### YOUR GOAL
Up through the line that contains "const float* __restrict__ sh, const", retype the entries exactly, beginning at the very first line.

Records excerpted from a collection
=-=-=-=-=
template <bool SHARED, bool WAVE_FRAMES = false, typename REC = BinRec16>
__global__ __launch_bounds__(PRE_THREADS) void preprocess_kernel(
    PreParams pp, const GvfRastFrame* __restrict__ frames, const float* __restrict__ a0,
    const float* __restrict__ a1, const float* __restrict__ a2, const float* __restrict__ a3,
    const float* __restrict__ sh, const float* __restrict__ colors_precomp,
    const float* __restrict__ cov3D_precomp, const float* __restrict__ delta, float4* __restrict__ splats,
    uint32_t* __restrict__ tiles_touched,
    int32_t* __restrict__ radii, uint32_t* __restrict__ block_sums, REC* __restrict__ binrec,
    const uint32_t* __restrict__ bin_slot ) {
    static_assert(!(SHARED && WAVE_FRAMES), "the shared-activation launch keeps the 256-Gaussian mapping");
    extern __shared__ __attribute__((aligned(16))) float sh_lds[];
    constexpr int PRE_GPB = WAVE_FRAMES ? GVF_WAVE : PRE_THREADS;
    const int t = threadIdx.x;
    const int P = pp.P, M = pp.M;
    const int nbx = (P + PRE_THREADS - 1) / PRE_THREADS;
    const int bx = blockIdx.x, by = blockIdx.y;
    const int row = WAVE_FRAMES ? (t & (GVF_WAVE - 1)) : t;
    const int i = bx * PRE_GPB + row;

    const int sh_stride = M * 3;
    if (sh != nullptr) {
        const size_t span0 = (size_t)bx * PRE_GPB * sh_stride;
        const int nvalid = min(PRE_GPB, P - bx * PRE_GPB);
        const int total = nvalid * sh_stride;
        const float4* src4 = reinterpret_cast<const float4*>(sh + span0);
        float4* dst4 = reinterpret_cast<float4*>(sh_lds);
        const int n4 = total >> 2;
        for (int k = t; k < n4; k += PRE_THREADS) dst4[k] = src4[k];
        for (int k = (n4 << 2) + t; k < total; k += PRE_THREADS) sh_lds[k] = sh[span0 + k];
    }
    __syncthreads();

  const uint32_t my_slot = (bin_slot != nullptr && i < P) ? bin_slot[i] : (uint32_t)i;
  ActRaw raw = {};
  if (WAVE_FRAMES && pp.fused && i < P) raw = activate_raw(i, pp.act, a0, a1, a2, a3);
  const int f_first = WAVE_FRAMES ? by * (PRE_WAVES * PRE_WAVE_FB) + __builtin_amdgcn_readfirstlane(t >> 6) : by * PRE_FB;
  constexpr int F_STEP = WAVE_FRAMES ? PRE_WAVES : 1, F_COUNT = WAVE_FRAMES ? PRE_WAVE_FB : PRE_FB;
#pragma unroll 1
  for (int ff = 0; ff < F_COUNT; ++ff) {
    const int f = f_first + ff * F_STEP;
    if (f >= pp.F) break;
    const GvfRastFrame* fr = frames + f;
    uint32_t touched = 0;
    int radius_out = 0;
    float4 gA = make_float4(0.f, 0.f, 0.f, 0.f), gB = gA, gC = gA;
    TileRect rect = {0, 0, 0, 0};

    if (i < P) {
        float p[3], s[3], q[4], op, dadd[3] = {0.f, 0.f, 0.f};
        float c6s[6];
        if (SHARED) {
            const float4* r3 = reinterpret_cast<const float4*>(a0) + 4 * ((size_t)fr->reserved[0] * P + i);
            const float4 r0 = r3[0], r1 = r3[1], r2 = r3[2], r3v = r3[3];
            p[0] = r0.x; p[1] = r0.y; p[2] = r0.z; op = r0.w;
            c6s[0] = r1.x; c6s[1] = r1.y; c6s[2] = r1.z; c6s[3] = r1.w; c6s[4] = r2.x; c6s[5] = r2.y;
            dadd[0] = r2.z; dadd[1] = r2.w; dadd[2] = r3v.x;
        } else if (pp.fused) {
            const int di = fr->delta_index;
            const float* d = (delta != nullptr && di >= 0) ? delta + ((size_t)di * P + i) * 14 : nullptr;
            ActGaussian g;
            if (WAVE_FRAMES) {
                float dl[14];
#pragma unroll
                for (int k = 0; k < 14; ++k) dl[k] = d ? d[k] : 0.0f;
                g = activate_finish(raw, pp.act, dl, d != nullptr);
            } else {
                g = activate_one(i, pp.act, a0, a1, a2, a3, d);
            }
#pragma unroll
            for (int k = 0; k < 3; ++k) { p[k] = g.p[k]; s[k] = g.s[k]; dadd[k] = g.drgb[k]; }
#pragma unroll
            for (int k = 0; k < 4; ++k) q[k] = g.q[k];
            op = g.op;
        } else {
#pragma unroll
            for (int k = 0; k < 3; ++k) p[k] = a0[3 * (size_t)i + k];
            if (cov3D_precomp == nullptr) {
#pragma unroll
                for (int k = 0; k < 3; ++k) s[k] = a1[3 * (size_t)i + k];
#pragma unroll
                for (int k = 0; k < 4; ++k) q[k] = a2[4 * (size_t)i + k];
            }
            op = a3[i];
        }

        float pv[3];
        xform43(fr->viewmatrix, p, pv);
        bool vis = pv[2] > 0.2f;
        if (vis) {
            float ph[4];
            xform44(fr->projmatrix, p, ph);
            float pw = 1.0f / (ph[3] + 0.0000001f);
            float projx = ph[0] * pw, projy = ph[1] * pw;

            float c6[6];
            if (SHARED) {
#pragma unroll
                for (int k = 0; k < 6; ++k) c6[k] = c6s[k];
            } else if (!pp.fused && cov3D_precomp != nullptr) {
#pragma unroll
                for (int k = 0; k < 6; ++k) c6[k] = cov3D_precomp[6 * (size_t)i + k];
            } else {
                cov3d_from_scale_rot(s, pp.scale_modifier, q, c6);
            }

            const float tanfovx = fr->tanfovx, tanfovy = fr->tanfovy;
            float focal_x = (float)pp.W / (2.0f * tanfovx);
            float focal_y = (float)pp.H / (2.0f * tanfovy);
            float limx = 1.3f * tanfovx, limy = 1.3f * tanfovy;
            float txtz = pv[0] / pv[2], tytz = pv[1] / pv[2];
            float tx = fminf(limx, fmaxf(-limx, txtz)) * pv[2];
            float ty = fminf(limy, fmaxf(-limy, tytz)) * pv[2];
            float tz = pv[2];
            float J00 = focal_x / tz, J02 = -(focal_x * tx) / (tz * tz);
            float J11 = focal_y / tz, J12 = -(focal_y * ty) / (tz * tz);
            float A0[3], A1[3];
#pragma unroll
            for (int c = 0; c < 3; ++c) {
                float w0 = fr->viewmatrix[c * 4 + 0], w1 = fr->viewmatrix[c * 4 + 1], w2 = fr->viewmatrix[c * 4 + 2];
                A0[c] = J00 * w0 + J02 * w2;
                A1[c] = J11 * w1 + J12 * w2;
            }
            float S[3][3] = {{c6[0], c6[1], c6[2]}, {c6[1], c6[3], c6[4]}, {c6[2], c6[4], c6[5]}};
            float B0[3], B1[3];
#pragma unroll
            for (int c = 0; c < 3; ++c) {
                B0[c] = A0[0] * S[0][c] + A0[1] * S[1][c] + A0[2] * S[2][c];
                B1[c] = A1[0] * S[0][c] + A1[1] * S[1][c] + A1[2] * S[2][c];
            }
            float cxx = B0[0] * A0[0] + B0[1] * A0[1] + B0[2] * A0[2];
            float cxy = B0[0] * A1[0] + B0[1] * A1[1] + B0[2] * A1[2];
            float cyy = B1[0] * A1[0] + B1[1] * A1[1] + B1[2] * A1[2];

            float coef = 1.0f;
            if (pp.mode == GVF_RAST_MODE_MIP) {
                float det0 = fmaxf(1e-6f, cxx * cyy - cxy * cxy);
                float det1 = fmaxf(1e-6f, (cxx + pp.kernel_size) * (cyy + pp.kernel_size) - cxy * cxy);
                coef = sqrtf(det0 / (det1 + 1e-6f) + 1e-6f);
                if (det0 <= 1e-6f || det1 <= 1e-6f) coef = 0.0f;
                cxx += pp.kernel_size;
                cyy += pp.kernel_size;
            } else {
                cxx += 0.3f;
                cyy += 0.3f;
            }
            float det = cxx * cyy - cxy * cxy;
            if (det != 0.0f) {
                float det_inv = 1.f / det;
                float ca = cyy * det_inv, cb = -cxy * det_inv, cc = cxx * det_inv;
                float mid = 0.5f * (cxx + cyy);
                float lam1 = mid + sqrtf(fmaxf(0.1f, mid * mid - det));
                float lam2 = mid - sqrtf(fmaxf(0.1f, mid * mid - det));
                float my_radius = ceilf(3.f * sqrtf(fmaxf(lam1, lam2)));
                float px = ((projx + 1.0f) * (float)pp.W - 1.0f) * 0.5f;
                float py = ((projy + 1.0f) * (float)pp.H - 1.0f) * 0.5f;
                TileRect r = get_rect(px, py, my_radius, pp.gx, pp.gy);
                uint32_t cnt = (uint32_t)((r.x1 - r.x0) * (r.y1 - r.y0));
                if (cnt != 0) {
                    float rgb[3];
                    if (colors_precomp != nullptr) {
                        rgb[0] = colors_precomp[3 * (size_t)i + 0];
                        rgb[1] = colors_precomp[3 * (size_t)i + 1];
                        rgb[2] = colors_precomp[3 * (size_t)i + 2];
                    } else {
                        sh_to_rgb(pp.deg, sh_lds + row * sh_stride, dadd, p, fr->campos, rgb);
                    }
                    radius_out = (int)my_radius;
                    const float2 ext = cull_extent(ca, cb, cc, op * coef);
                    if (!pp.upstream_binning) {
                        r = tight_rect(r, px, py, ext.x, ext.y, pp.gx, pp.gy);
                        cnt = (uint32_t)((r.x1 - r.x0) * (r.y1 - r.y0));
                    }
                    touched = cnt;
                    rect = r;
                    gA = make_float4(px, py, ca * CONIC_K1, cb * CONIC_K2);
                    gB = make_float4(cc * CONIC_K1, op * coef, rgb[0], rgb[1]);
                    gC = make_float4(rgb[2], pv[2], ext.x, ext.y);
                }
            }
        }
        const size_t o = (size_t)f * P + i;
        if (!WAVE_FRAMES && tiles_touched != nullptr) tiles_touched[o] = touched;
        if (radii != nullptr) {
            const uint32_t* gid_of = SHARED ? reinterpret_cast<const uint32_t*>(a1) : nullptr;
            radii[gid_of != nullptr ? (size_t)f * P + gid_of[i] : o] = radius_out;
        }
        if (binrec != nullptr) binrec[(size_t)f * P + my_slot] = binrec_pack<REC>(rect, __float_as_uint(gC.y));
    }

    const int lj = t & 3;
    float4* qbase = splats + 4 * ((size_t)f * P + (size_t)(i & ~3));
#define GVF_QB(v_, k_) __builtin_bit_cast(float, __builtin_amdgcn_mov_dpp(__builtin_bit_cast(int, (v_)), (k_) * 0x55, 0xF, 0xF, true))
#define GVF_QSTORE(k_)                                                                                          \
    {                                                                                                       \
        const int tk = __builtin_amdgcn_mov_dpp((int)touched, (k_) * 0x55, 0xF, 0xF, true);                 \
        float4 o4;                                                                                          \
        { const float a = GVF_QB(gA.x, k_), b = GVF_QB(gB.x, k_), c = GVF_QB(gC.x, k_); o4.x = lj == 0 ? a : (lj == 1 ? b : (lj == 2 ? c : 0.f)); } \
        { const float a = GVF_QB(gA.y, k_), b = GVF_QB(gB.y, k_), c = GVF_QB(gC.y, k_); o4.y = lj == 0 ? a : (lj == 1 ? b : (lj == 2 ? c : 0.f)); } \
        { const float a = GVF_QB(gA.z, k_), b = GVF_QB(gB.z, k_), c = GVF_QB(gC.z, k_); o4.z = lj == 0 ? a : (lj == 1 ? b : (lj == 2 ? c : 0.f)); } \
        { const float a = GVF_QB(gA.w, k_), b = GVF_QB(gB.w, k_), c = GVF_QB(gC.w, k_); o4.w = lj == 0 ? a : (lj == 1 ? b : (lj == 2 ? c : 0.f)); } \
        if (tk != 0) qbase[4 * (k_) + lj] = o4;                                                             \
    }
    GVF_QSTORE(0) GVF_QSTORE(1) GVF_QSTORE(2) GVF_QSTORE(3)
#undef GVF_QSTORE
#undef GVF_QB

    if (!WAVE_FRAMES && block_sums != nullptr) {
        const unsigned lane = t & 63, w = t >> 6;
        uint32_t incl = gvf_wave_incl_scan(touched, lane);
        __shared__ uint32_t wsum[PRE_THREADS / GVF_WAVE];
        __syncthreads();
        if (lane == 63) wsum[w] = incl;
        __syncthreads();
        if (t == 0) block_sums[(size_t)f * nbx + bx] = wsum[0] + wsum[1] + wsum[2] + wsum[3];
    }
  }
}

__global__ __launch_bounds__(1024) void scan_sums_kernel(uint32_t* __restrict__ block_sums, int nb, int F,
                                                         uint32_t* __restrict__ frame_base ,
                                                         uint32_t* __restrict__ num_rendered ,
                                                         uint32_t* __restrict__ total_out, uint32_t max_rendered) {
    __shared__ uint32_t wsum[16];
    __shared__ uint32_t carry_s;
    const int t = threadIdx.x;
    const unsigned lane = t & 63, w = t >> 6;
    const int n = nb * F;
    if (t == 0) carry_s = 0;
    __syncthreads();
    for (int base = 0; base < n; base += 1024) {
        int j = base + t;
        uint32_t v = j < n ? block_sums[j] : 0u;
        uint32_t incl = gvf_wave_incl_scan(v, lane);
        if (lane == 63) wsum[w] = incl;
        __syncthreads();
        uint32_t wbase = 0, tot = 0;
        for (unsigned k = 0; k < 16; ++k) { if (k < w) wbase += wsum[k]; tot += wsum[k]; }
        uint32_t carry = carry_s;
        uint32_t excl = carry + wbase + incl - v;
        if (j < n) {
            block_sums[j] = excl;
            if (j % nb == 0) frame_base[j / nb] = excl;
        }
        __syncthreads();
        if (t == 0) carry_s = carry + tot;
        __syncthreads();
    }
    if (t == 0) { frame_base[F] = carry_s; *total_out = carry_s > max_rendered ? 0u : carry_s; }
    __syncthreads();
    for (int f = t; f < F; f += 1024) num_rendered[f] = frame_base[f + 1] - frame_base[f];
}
=-=-=-=-=
### OUTPUT BELOW
template <bool SHARED, bool WAVE_FRAMES = false, typename REC = BinRec16>
__global__ __launch_bounds__(PRE_THREADS) void preprocess_kernel(
    PreParams pp, const GvfRastFrame* __restrict__ frames, const float* __restrict__ a0,
    const float* __restrict__ a1, const float* __restrict__ a2, const float* __restrict__ a3,
    const float* __restrict__ sh, const float* __restrict__ colors_precomp,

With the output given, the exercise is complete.